template <typename K, bool IOTA, int NB, int NT, bool ARANK, int CHUNK, int RDX = RADIX, bool V2 = false>
__global__ __launch_bounds__(NT) void k_radix_scatter(
    const K* __restrict__ keys_in, const uint32_t* __restrict__ vals_in, uint32_t count_or_cap,
    const unsigned long long* __restrict__ dev_count, int shift, uint32_t mask_rt, const uint32_t* __restrict__ hist,
    const uint32_t* __restrict__ sup, uint32_t sb, const uint32_t* __restrict__ tot, uint32_t nblk,
    K* __restrict__ keys_out, uint32_t* __restrict__ vals_out,
    const uint32_t* __restrict__ vals2_in = nullptr, uint32_t* __restrict__ vals2_out = nullptr) {
    const uint32_t mask = ARANK ? mask_rt : ((1u << NB) - 1u);
    const uint32_t count = live_count(count_or_cap, dev_count);
    if (blockIdx.x * CHUNK >= count) return;
    constexpr int NW = NT / CUGS_WAVE;
    constexpr int PER = CHUNK / NT;
    constexpr int SLICE = CUGS_WAVE * PER;
    static_assert(NT >= RDX && (1 << NB) <= RDX, "one thread per digit");
    __shared__ uint32_t s_lbase[NW][RDX];
    __shared__ uint32_t s_lstart[RDX];
    __shared__ uint32_t s_gbase[RDX];
    __shared__ K s_key[CHUNK];
    __shared__ uint32_t s_val[CHUNK];
    __shared__ uint32_t s_val2[V2 ? CHUNK : 1];
    __shared__ uint32_t s_tmp[NW];
    const uint32_t tid = threadIdx.x, wave = tid >> 6, lane = tid & 63;
    const uint32_t bbase = blockIdx.x * CHUNK;
    const uint32_t wbase = bbase + wave * SLICE;
    const uint32_t count_blk = min((uint32_t)CHUNK, count - bbase);

    constexpr int ND = ARANK ? RDX : (1 << NB);
    constexpr int GRP = NT / ND;
    uint32_t pre = 0u, totd = 0u;
    if (sup) {
        const uint32_t d = tid % ND, part = tid / ND;
        const uint32_t mysb = blockIdx.x / sb, nsb = (nblk + sb - 1u) / sb;
#pragma unroll 4
        for (uint32_t r = part; r < nsb; r += GRP) {
            const uint32_t v = sup[(size_t)r * RDX + d];
            totd += v;
            pre += (r < mysb) ? v : 0u;
        }
#pragma unroll 4
        for (uint32_t b2 = mysb * sb + part; b2 < blockIdx.x; b2 += GRP) pre += hist[(size_t)b2 * RDX + d];
    } else if (tid < RDX) {
        pre = hist[(size_t)tid * nblk + blockIdx.x];
        totd = tot[tid];
    }

    for (uint32_t e = tid; e < NW * RDX; e += NT) (&s_lbase[0][0])[e] = 0;
    if (tid < RDX) { s_gbase[tid] = 0u; s_lstart[tid] = 0u; }
    __syncthreads();
    if (sup && GRP > 1) {
        if (pre) atomicAdd(&s_gbase[tid % ND], pre);
        if (totd) atomicAdd(&s_lstart[tid % ND], totd);
    } else if (tid < RDX) {
        s_gbase[tid] = pre; s_lstart[tid] = totd;
    }

    uint32_t k[PER], v[PER], v2[V2 ? PER : 1];
#pragma unroll
    for (int r = 0; r < PER; ++r) {
        uint32_t i = wbase + r * CUGS_WAVE + lane;
        bool ok = i < count;
        k[r] = ok ? (uint32_t)__builtin_nontemporal_load(keys_in + i) : 0xFFFFFFFFu;
        v[r] = ok ? (IOTA ? i : __builtin_nontemporal_load(vals_in + i)) : 0u;
        if constexpr (V2) v2[r] = ok ? __builtin_nontemporal_load(vals2_in + i) : 0u;
        if (ok) atomicAdd(&s_lbase[wave][(k[r] >> shift) & mask], 1u);
    }
    __syncthreads();

    {
        const bool dig = tid < RDX;
        uint32_t cnt = 0;
        if (dig) {
#pragma unroll
            for (int w = 0; w < NW; ++w) cnt += s_lbase[w][tid];
        }
        const uint32_t before = dig ? s_gbase[tid] : 0u;
        const uint32_t dig_base = block_exclusive_scan<NW>(dig ? s_lstart[tid] : 0u, s_tmp, nullptr);
        const uint32_t lstart = block_exclusive_scan<NW>(cnt, s_tmp, nullptr);
        if (dig) {
            s_gbase[tid] = dig_base + before;
            s_lstart[tid] = lstart;
            uint32_t run = lstart;
#pragma unroll
            for (int w = 0; w < NW; ++w) {
                const uint32_t c = s_lbase[w][tid];
                s_lbase[w][tid] = run;
                run += c;
            }
        }
    }
    __syncthreads();

    const unsigned long long lt_mask = (1ull << lane) - 1ull;
#pragma unroll
    for (int r = 0; r < PER; ++r) {
        const uint32_t i = wbase + r * CUGS_WAVE + lane;
        const bool ok = i < count;
        const uint32_t d = (k[r] >> shift) & mask;
        if constexpr (ARANK) {
            if (ok) {
                const uint32_t pos = atomicAdd(&s_lbase[wave][d], 1u);
                s_key[pos] = (K)k[r];
                s_val[pos] = v[r];
                if constexpr (V2) s_val2[pos] = v2[r];
            }
            continue;
        }
        unsigned long long peers = __ballot(ok);
#pragma unroll
        for (int b = 0; b < NB; ++b) {
            const bool bit = (d >> b) & 1u;
            const unsigned long long m = __ballot(bit);
            peers &= bit ? m : ~m;
        }
        if (ok) {
            const uint32_t base = s_lbase[wave][d];
            const uint32_t pos = base + __popcll(peers & lt_mask);
            s_key[pos] = (K)k[r];
            s_val[pos] = v[r];
            if constexpr (V2) s_val2[pos] = v2[r];
            if ((peers >> lane) == 1ull) s_lbase[wave][d] = base + __popcll(peers);
        }
    }
    __syncthreads();

#pragma unroll
    for (int r = 0; r < PER; ++r) {
        const uint32_t j = r * NT + tid;
        if (j < count_blk) {
            const K key = s_key[j];
            const uint32_t d = ((uint32_t)key >> shift) & mask;
            const uint32_t dst = s_gbase[d] + (j - s_lstart[d]);
            keys_out[dst] = key;
            vals_out[dst] = s_val[j];
            if constexpr (V2) vals2_out[dst] = s_val2[j];
        }
    }
}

### Work request
Pull each line containing "peers" from the records.

### Output for this exercise
        unsigned long long peers = __ballot(ok);
            peers &= bit ? m : ~m;
            const uint32_t pos = base + __popcll(peers & lt_mask);
            if ((peers >> lane) == 1ull) s_lbase[wave][d] = base + __popcll(peers);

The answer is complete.